Lalu ada faktor gangguan belaka. Maskapai penerbangan beroperasi di ruang terbatas. Orang ingin tidur. Membaca. Bicaralah dengan mitra perjalanan mereka. Bayangkan seseorang di sebelah Anda melakukan percakapan pribadi yang bising di ketinggian 30.000 kaki. Ini adalah mimpi buruk bagi kabin yang sempit.

Bilén setuju. Dia menggunakan penerbangan untuk menerima email, bukan untuk mengobrol. “Gagasan tentang seseorang yang menyalak di sebelah Anda — itu akan membuat saya gila,” katanya.

Permintaan vs. Kenyataan

Meskipun ada larangan dan keluhan kebisingan, keinginan akan konektivitas tetap tinggi. Sebuah studi tahun 2017 oleh Allianz Global Assistance menemukan bahwa 55,5% orang Amerika akan membayar panggilan seluler gratis selama penerbangan.
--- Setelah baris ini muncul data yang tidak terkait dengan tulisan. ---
int mdt_row_axpby(void* stream, int dtype, int64_t nrows, int D,
                  void* dst, int64_t ldd, const int32_t* di, int64_t d_inner, int64_t d_stride, int64_t d_off,
                  const void* a, int64_t lda, const int32_t* ai, int64_t a_inner, int64_t a_stride, int64_t a_off, float alpha,
                  const void* b, int64_t ldb, const int32_t* bi, int64_t b_inner, int64_t b_stride, int64_t b_off, float beta,
                  int accumulate);
int mdt_row_scatter_add_f32(void* stream, int dtype, int64_t nrows, int D, float* table, int64_t ldt,
                            const int32_t* idx, const void* src, int64_t lds, int64_t s_stride, int64_t s_off);

int mdt_bert_embed_sum(void* stream, int dtype, int64_t M, int L, const int32_t* ids, const int32_t* types,
                       const void* word, const void* pos, const void* type, int D,
                       void* out, int64_t ldo, int64_t out_seq_stride, int64_t out_off);

int mdt_bert_embed_rows(void* stream, int dtype, int64_t rows, const int32_t* ids, const int32_t* types,
                        const int32_t* pos_ids, const void* word, const void* pos, const void* type, int D,
                        void* out, int64_t ldo);
int mdt_bert_embed_ln_rows(void* stream, int dtype, int64_t rows, const int32_t* ids, const int32_t* types,
                           const int32_t* pos_ids, const void* word, const void* pos, const void* type, int D,
                           const void* gamma, const void* beta, float eps, void* xs, int64_t ldxs, void* y, int64_t ldy,
                           float* mean, float* rstd);

int mdt_vit_patchify(void* stream, int dtype, int I, int C, int HW, int p, const float* img, void* cols, int64_t ldc);
int mdt_vit_assemble(void* stream, int dtype, int I, int np, int D, const void* patches, int64_t ldp,
                     const void* cls, const void* pos, void* tokens, int64_t ldt, int64_t seq_stride, int64_t off);
int mdt_vit_patch_embed(void* stream, int I, int C, int HW, int p, const float* img, const void* w, int64_t ldw,
                        const void* bias, const void* cls, const void* pos, int D, void* tokens, int64_t ldt,
                        int64_t seq_stride, int64_t off);

int mdt_graph_node_feature(void* stream, int dtype, int B, int T, int D, const void* src, int64_t lds,
                           const int32_t* node_row, const int32_t* in_degree, const int32_t* out_degree,
                           const void* in_emb, const void* out_emb, const void* graph_token, void* x, int64_t ldx);

int mdt_tanh_fwd(void* stream, int dtype, int64_t n, const void* x, void* y);
int mdt_tanh_bwd(void* stream, int dtype, int64_t n, const void* y, const void* dy, void* dx);

int mdt_node_ce(void* stream, int dtype, int64_t M, int nlab, const void* logits, const int32_t* rows,
                const int32_t* targets, float w_neg, float w_pos, int fp16_loss, float grad_scale,
                float* out_loss, int32_t* counters, void* dlogits);

int mdt_gemm_fp8(void* stream, int a_format, int64_t M, int64_t N, int64_t K, const void* A, int64_t lda, const void* B,
                 int64_t ldb, void* C, int64_t ldc, int epilogue, const float* inv_scale_a, const float* inv_scale_b,
                 const void* bias, const void* residual, int64_t ldr, void* aux, int64_t ldaux, float drop_p,
                 uint64_t drop_seed, float* colsum);
int mdt_gemm_fp8_q8(void* stream, int a_format, int64_t M, int64_t N, int64_t K, const void* A, int64_t lda, const void* B,
                    int64_t ldb, void* C, int64_t ldc, int epilogue, const float* inv_scale_a, const float* inv_scale_b,
                    const void* bias, const void* residual, int64_t ldr, void* aux, int64_t ldaux, float drop_p,
                    uint64_t drop_seed, float* colsum, void* q8_out, int64_t ld_q8, int q8_format, const float* q8_scale,
                    float* q8_amax);
int mdt_fp8_quantize(void* stream, int src_dtype, int fmt, int64_t rows, int64_t cols, const void* src, int64_t ld_src,
                     void* dst, int64_t ld_dst, const float* scale_dev, float* amax_dev);
int mdt_fp8_scale_update(void* stream, int n, float* amax, float* scale, float* inv_scale, const float* fmt_max, float margin);

size_t mdt_contrastive_loss_workspace_bytes(int B, int D);
int mdt_contrastive_loss(void* stream, int dtype, int B, int D, const void* emb, int64_t ld, const float* y,
                         const float* hard_y, float scale, float soft_negative_weight, int adaptive, void* workspace,
                         float grad_scale, float* out_loss, int32_t* counters, void* d_emb, int64_t ldd);

int mdt_cast(void* stream, int src_dtype, int dst_dtype, int64_t n, const void* src, void* dst);
int mdt_transpose2d(void* stream, int src_dtype, int dst_dtype, int64_t rows, int64_t cols,
                    const void* src, int64_t lds, void* dst, int64_t ldd);

int mdt_adam_step(void* stream, int dtype, int64_t n, void* param, float* master, const float* grad, float* m,
                  float* v, float lr, float beta1, float beta2, float eps, float weight_decay, int step,
                  const float* grad_scale);

typedef struct {
  void* param;
  float* master;
  const float* grad;
  float* m;
  float* v;
  int64_t numel;
} mdt_adam_tensor;
int mdt_adam_step_multi(void* stream, int dtype, int n_tensors, const mdt_adam_tensor* table_dev,
                        const int64_t* chunk_first_dev, int64_t total_chunks, float lr, float beta1, float beta2,
                        float eps, float weight_decay, int step, const float* grad_scale);

typedef struct {
  float scale;
  float gnorm;
  float step_size;
  int32_t skip;
  int32_t applied;
  int32_t clipped;
  int32_t skipped;
  int32_t reserved;
} mdt_adam_guard;
int mdt_grad_sumsq_multi(void* stream, int n_tensors, const mdt_adam_tensor* table_dev, const int64_t* chunk_first_dev,
                         int64_t total_chunks, float* partials);
int mdt_grad_sumsq(void* stream, int64_t n, const float* grad, float* partials);
int mdt_grad_norm_finalize(void* stream, const float* partials, int64_t n_partials, float max_norm,
                           const float* grad_scale, float lr, float beta1, float beta2, int step, int reset,
                           mdt_adam_guard* guard);
int mdt_adam_step_guarded(void* stream, int dtype, int64_t n, void* param, float* master, const float* grad, float* m,
                          float* v, float lr, float beta1, float beta2, float eps, float weight_decay, int step,
                          const mdt_adam_guard* guard);
int mdt_adam_step_multi_guarded(void* stream, int dtype, int n_tensors, const mdt_adam_tensor* table_dev,
                                const int64_t* chunk_first_dev, int64_t total_chunks, float lr, float beta1, float beta2,
                                float eps, float weight_decay, int step, const mdt_adam_guard* guard);

int mdt_adam_step_ema(void* stream, int dtype, int64_t n, void* param, float* master, const float* grad, float* m,
                      float* v, float lr, float beta1, float beta2, float eps, float weight_decay, int step,
                      const float* grad_scale, float* ema, float ema_decay);
int mdt_adam_step_multi_ema(void* stream, int dtype, int n_tensors, const mdt_adam_tensor* table_dev,
                            const int64_t* chunk_first_dev, int64_t total_chunks, float lr, float beta1, float beta2,
                            float eps, float weight_decay, int step, const float* grad_scale, float* const* ema_dev,
                            float ema_decay);
int mdt_adam_step_ema_guarded(void* stream, int dtype, int64_t n, void* param, float* master, const float* grad, float* m,
                              float* v, float lr, float beta1, float beta2, float eps, float weight_decay, int step,
                              const mdt_adam_guard* guard, float* ema, float ema_decay);
int mdt_adam_step_multi_ema_guarded(void* stream, int dtype, int n_tensors, const mdt_adam_tensor* table_dev,
                                    const int64_t* chunk_first_dev, int64_t total_chunks, float lr, float beta1, float beta2,
                                    float eps, float weight_decay, int step, const mdt_adam_guard* guard, float* const* ema_dev,
                                    float ema_decay);
int mdt_ema_swap_multi(void* stream, int dtype, int n_tensors, const mdt_adam_tensor* table_dev, float* const* ema_dev,
                       const int64_t* chunk_first_dev, int64_t total_chunks, int restore);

Alasan mereka pragmatis. Panggilan darurat. Tetap berhubungan dengan keluarga. Mengkoordinasikan penjemputan di tempat tujuan. Menjaga koneksi kerja tetap hidup.

Teknologi itu ada. Risiko interferensi dapat dikelola, atau bahkan tidak ada, dengan sel pico. Dampak jaringan darat minimal di luar fase pendaratan. Namun larangan tersebut tetap ada. Ini bukan tentang fisika. Ini tentang kebijakan, persepsi, dan kontrak sosial tak terucapkan di kabin pesawat.

Hingga kontrak tersebut berubah, kemungkinan besar ponsel Anda akan tetap dalam Mode Pesawat. Atau gunakan panggilan Wi-Fi jika maskapai mengizinkannya. Menara bumi masih terlalu jauh untuk mendengarmu. Dan FAA tidak mendengarkan.